■ **YOUR OBJECTIVE**: Filter the entries below down to the lines that hold "beta".

■ **THE RECORDS**:
+--
# jafarinia/snuffy

Hardware: AMD Instinct MI355X
Metric: slides/sec (higher is better)
Workload: dtype f32; 1 GPU; cfgB: MILNet eval forward, 1 bag/step/rank, N=32768 patches D=768 h=6 Lambda=200 (K=200) depth=1 relu mlp x4; parallelism=bag-parallel x1, bags_resident_per_rank=8, launch=hip graph replay, rccl_ranks=0

## Files before the change

### include/snuffy_hip.h

```cpp
#ifndef SNUFFY_HIP_H
#define SNUFFY_HIP_H

#include <stddef.h>
#include <stdint.h>

#ifdef __cplusplus
extern "C" {
#endif

typedef void* snf_stream_t;

#define SNF_OK 0
#define SNF_EINVAL (-1)
#define SNF_ELAUNCH (-2)
#define SNF_EUNSUPPORTED (-3)
#define SNF_EWORKSPACE (-4)

#define SNF_ACT_RELU 0
#define SNF_ACT_GELU 1
#define SNF_ACT_LEAKYRELU 2
#define SNF_ACT_SELU 3
#define SNF_ACT_NONE 4

#define SNF_DT_F32 0
// ... 58 lines not shown
                     const void* gate_bf16, void* dst_bf16, float* partial, snf_stream_t stream);
int snf_dropout_rows_bf16(void* x, int64_t ldx, int64_t m, int n, float dropout_p, uint64_t seed, uint64_t offset, snf_stream_t stream);
int snf_residual_assemble_dropout_f32(const float* x, int64_t n, int d, const void* add_bf16, const float* add_bias,
                                      const int32_t* slot_map, const float* delta_rows, float dropout_p, uint64_t seed, uint64_t offset,
                                      float* z_out, snf_stream_t stream);
int snf_colsum_fused_dropout(const void* src, int src_dtype, int64_t n, int d, float dropout_p, uint64_t seed, uint64_t offset,
                             void* dst_bf16, float* partial, snf_stream_t stream);
int snf_split3_colsum_f32(const float* x, int64_t ldx, int64_t m, int k, const void* gate_bf16, int64_t ldg, void* out_bf16,
                          int64_t ldo, int64_t plane, float* partial, snf_stream_t stream);
int snf_split_hl_colsum_f32(const float* x, int64_t ldx, int64_t m, int k, const void* gate_hl, int64_t ldg, void* out_hl, int64_t ldo,
                            float* partial, snf_stream_t stream);
int snf_linear_rows_x3_f32(const float* x, int64_t ldx, const float* w, int64_t ldw, const float* bias, int r, int c, int k, void* out,
                           int64_t ldo, int out_dtype, snf_stream_t stream);
int snf_linear_rows_x3_resid_f32(const float* x, int64_t ldx, const float* w, int64_t ldw, const float* bias, const float* resid, int64_t ldr,
                                 int r, int c, int k, float* out, int64_t ldo, float* out2, int64_t ldo2, snf_stream_t stream);
int snf_critic_ln_hl_f32(const float* x, int64_t n, int d, const float* w, const float* b, int c_out, float* scores,
                         const float* gamma, const float* beta, float eps, void* out_hl, void* selector_state,
                         snf_stream_t stream);
int snf_layernorm_rows_split3_f32(const float* x, int64_t n, int d, const int32_t* slot_map, const float* patch_rows,
                                  const float* gamma, const float* beta, float eps, void* out_bf16, snf_stream_t stream);

int snf_bias_act(void* h, int dtype, int64_t n, int f, const float* bias, int act, snf_stream_t stream);

size_t snf_ln_mean_head_workspace_bytes(int d);
int snf_ln_mean_head_f32(const float* z, int64_t n, int d, const void* add_bf16, const float* add_bias,
                         const int32_t* slot_map, const float* delta_rows, float* z_out, const float* gamma,
                         const float* beta, float eps, const float* w_head, const float* b_head, int c_out,
                         float* logits, float* pooled, void* workspace, size_t workspace_bytes, snf_stream_t stream);
int snf_ln_mean_head_deferred_f32(const float* z, int64_t n, int d, const float* slabs, const int32_t* tile_map, int tiles_n,
                                  const void* add_bf16, const float* add_bias, const int32_t* slot_map, const float* delta_rows,
                                  float* z_out, const float* gamma, const float* beta, float eps, const float* w_head,
                                  const float* b_head, int c_out, float* logits, float* pooled, void* workspace,
                                  size_t workspace_bytes, snf_stream_t stream);

size_t snf_sparse_attn_fwd_workspace_bytes(int64_t n, int k, int h, int dk, int mfma);
int snf_sparse_attn_fwd_f32(const float* q, const float* kp, const float* v, int64_t n, int k, int h, int dk,
                            float scale, float* out, float* attn, float* lse, void* workspace,
                            size_t workspace_bytes, snf_stream_t stream);
int snf_sparse_attn_fwd_x3u_f32(const float* q, int64_t ldq, const float* kp, const float* v, int64_t ldv, int64_t n, int k, int h, int dk,
                                float scale, float* out, float* attn, float* lse, void* workspace, size_t workspace_bytes,
                                snf_stream_t stream);
int snf_sparse_attn_fwd_mfma(const void* q, int64_t ldq, const void* v, int64_t ldv, int qv_dtype, const void* kp,
                             int kp_dtype, int64_t n, int k, int h, int dk, float scale, float* out, float* attn,
                             float* lse, void* workspace, size_t workspace_bytes, snf_stream_t stream);

int snf_sparse_attn_fwd_mfma_dropout(const void* q, int64_t ldq, const void* v, int64_t ldv, int qv_dtype, const void* kp,
                                     int kp_dtype, int64_t n, int k, int h, int dk, float scale, float* out, float* attn,
                                     float* lse, float dropout_p, uint64_t seed, uint64_t offset, void* workspace,
                                     size_t workspace_bytes, snf_stream_t stream);
int snf_sparse_attn_bwd_mfma_dropout(const void* q, int64_t ldq, const void* v, int64_t ldv, int qv_dtype, const float* kp,
                                     const float* dout, const float* lse, const float* mask, float dropout_p, uint64_t seed,
                                     uint64_t offset, int64_t n, int k, int h, int dk, float scale, float* dq, float* dv,
                                     void* ds, int ds_dtype, snf_stream_t stream);
int snf_dropout_mask_f32(float dropout_p, uint64_t seed, uint64_t offset, int h, int64_t n, int k, float* mask,
                         snf_stream_t stream);

size_t snf_sparse_attn_fwd_x3_workspace_bytes(int64_t n, int k, int h, int dk);
int snf_sparse_attn_fwd_x3(const float* q, int64_t ldq, const float* v, int64_t ldv, const float* kp, int64_t n, int k, int h,
                           int dk, float scale, float* out, float* attn, float* lse, void* workspace, size_t workspace_bytes,
                           snf_stream_t stream);
int snf_sparse_attn_fwd_x3_dropout(const float* q, int64_t ldq, const float* v, int64_t ldv, const float* kp, int64_t n, int k, int h,
                                   int dk, float scale, float dropout_p, uint64_t seed, uint64_t offset, float* out, float* attn,
                                   float* lse, void* workspace, size_t workspace_bytes, snf_stream_t stream);

size_t snf_sparse_attn_fwd_x3_hl_workspace_bytes(int64_t n, int k, int h, int dk);
int snf_sparse_attn_fwd_x3_hl(const void* q_hl, int64_t ldq, const void* v_hl, int64_t ldv, const float* kp, int64_t n, int k, int h,
// ... 150 lines not shown
```

### snuffy_amd/_ffi.py

```python
import ctypes
import os
from ctypes import c_char_p, c_float, c_int, c_int64, c_size_t, c_uint64, c_void_p

_HERE = os.path.dirname(os.path.abspath(__file__))
LIB_PATH = os.environ.get("SNUFFY_HIP_LIB") or os.path.join(_HERE, "lib", "libsnuffy_hip.so")

SNF_OK = 0
SNF_EINVAL = -1
SNF_ELAUNCH = -2
SNF_EUNSUPPORTED = -3
SNF_EWORKSPACE = -4

ACT_CODES = {"relu": 0, "gelu": 1, "leakyrelu": 2, "selu": 3, "none": 4}
DT_F32 = 0
DT_BF16 = 1
DT_BF16_SPLIT3 = 2
DT_BF16_HL = 3
TOPK_MAX_K = 2048
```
+--
■ **RESULT OF THIS TASK**:
                         const float* gamma, const float* beta, float eps, void* out_hl, void* selector_state,
                                  const float* gamma, const float* beta, float eps, void* out_bf16, snf_stream_t stream);
                         const float* beta, float eps, const float* w_head, const float* b_head, int c_out,
                                  float* z_out, const float* gamma, const float* beta, float eps, const float* w_head,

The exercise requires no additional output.